64 bytes from 240.214.0.209: icmp_seq=1 ttl=64 time=0.503 ms
64 bytes from 240.214.0.209: icmp_seq=2 ttl=64 time=0.460 ms
64 bytes from 240.214.0.209: icmp_seq=3 ttl=64 time=0.587 ms

So restarting the c1 container doesn’t appear to have broken routing between the fan nodes, at least in this basic test.

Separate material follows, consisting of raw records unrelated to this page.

constexpr int RQ_Q = 8;
constexpr int RQ_MAX_NKB = 56;
template <typename T>
__global__ __launch_bounds__(256) void attn_bwd1_dq_reduce_lds(const T* __restrict__ dqpart,
                                                               const float* __restrict__ ds0v,
                                                               const T* __restrict__ qkv, T* __restrict__ dqkv,
                                                               int N, int H, int nkb, int nrb, float sc,
                                                               const unsigned* state) {
    typedef T t2 __attribute__((ext_vector_type(2)));
    typedef unsigned u32x4 __attribute__((ext_vector_type(4)));
    extern __shared__ __attribute__((aligned(16))) char rq_lds[];
    const int rb = blockIdx.x % nrb, bh = blockIdx.x / nrb, b = bh / H, hd = bh % H;
    if (state != nullptr &&
        __hip_atomic_load((const gu32*)state + bwd1b_reduced_at(gridDim.x / nrb, bh, (N - 1 + 31) / 32, rb / (32 / RQ_Q)),
                          __ATOMIC_RELAXED, __HIP_MEMORY_SCOPE_AGENT) != 0)
        return;
    const int q0 = 1 + rb * RQ_Q;
    const int C = H * HD;
    const int64_t ld = 3 * (int64_t)C;
    const int64_t Np = 1 + 64 * (int64_t)((N - 1 + 63) / 64);
    const int run = nkb * 128, stride = run + 128;
    const char* src = (const char*)(dqpart + ((int64_t)bh * Np + q0) * nkb * 64);
    const int chunks = RQ_Q * nkb * 8;
    for (int c = threadIdx.x; c < chunks; c += 256) {
        const int qi = c / (nkb * 8), w = c - qi * (nkb * 8);
        const u32x4 v = __builtin_nontemporal_load((const u32x4*)(src + (int64_t)c * 16));
        *(u32x4*)(rq_lds + qi * stride + w * 16) = v;
    }
    __syncthreads();
    const int qi = threadIdx.x >> 5, cp = threadIdx.x & 31;
    const int q = q0 + qi;
    if (q >= N) return;
    const t2 kv = *(const t2*)(qkv + (int64_t)b * N * ld + C + hd * HD + 2 * cp);
    constexpr bool unscaled = std::is_same<T, bf16>::value;
    const float w = ds0v[(int64_t)bh * N + q] * (unscaled ? 1.0f : sc);
    float a0 = w * (float)kv[0], a1 = w * (float)kv[1];
    const char* row = rq_lds + qi * stride + cp * 4;
#pragma unroll 8
    for (int j = 0; j < nkb; ++j) {
        const t2 v = *(const t2*)(row + j * 128);
        a0 += (float)v[0];
        a1 += (float)v[1];
    }
    const t2 r = {(T)(unscaled ? a0 * sc : a0), (T)(unscaled ? a1 * sc : a1)};
    *(t2*)(dqkv + ((int64_t)b * N + q) * ld + hd * HD + 2 * cp) = r;
}

int bwd1_cu_count() {
    int dev = 0, c = 0;
    if (hipGetDevice(&dev) != hipSuccess ||
        hipDeviceGetAttribute(&c, hipDeviceAttributeMultiprocessorCount, dev) != hipSuccess || c <= 0)
        c = 256;
    return c;
}

template <typename T>
void bwd1_launch(const void* qkv, const void* o, const void* dout, const float* lse, float* delta, float* nstat,
                 float* ds0v, float* r0kv, int nqp, float* r0q, void* dqpart, void* dqkv, int B, int N, int H,
                 float scale, unsigned* state, hipStream_t st) {
    const int nkb = (N - 1 + B1_KB - 1) / B1_KB, tiles = B * H * nkb;
    attn_bwd1_prep_kernel<T><<<B * H * nqp, 256, 0, st>>>((const T*)qkv, (const T*)o, (const T*)dout, lse, delta, nstat,
                                                          ds0v, r0kv, N, H, nqp,
                                                          dclip_option(DCLIP_OPT_ATTN_PREP_ORDER) == 1);
    const int blk = dclip_option(DCLIP_OPT_ATTN_BWD_BLOCK), cap = dclip_option(DCLIP_OPT_ATTN_BWD_WGS);
    const int G = cap > 0 ? cap : bwd1_cu_count();
    const bool persistent = blk == 0 && state != nullptr && r0q != nullptr && tiles > G;
    if (!persistent) state = nullptr;
    if (persistent) {
        (void)hipMemsetAsync(state, 0, (size_t)attn_bwd1_state_bytes(B, N, H), st);
        const B1pArgs<T> args = {(const T*)qkv, (const T*)dout, lse,   delta,  nstat, nstat + (int64_t)B * H * N,
                                 (T*)dqkv,      (T*)dqpart,     N,     H,      1.0f / LOG2E, scale,
                                 r0q,           tiles,          B * H, DUTY_PERIOD, state, ds0v};
        attn_bwd1p_kernel<T><<<G, 256, 0, st>>>(args);
    } else if (blk != 9)
        attn_bwd1b_kernel<T><<<B * H * nkb, 256, 0, st>>>((const T*)qkv, (const T*)dout, lse, delta, nstat,
                                                          nstat + (int64_t)B * H * N, (T*)dqkv, (T*)dqpart, N, H,
                                                          1.0f / LOG2E, scale, r0q);
    else
        attn_bwd1_kernel<T><<<B * H * nkb, 256, 0, st>>>((const T*)qkv, (const T*)dout, lse, delta, nstat,
                                                         nstat + (int64_t)B * H * N, (T*)dqkv, (T*)dqpart, N, H,
                                                         1.0f / LOG2E, scale, r0q);
    if (dclip_option(DCLIP_OPT_ATTN_DQ_REDUCE) == 1 && nkb <= RQ_MAX_NKB) {
        const int nrb = (N - 1 + RQ_Q - 1) / RQ_Q;
        attn_bwd1_dq_reduce_lds<T><<<B * H * nrb, 256, RQ_Q * (nkb * 128 + 128), st>>>(
            (const T*)dqpart, ds0v, (const T*)qkv, (T*)dqkv, N, H, nkb, nrb, scale / DsScale<T>::v, state);
        return;
    }
    const int nrb = (N - 1 + 31) / 32;
    attn_bwd1_dq_reduce<T><<<B * H * nrb, 256, 0, st>>>((const T*)dqpart, ds0v, (const T*)qkv, (T*)dqkv, N, H, nkb, nrb,
                                                        scale / DsScale<T>::v, state);
}

}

Proper testing takes time as you know… so I will be ding it tomorrow hopefully.
Meanwhile take a look at this…

Q1  ip r
default via 84.17.40.62 dev enp1s0 proto static metric 100 
84.17.40.0/26 dev enp1s0 proto kernel scope link src 84.17.40.18 metric 100 
169.254.0.0/16 dev enp1s0 scope link metric 1000 
240.0.0.0/8 dev lxdfan0 proto kernel scope link src 240.18.0.1 
Q2 ip r 
default via 84.17.40.62 dev enp1s0 proto static metric 100 
84.17.40.0/26 dev enp1s0 proto kernel scope link src 84.17.40.19 metric 100 
169.254.0.0/16 dev enp1s0 scope link metric 1000 
240.0.0.0/8 dev lxdfan0 proto kernel scope link src 240.19.0.1 

First line is my server and Last line is lxdfan… was is the third line. I am not familar with this IP 169.254.0.0 scope.

169.254.0.0/16 is the IPv4 link-local range, it is normal and is used by IPv4 for auto addressing when no other IPs are available.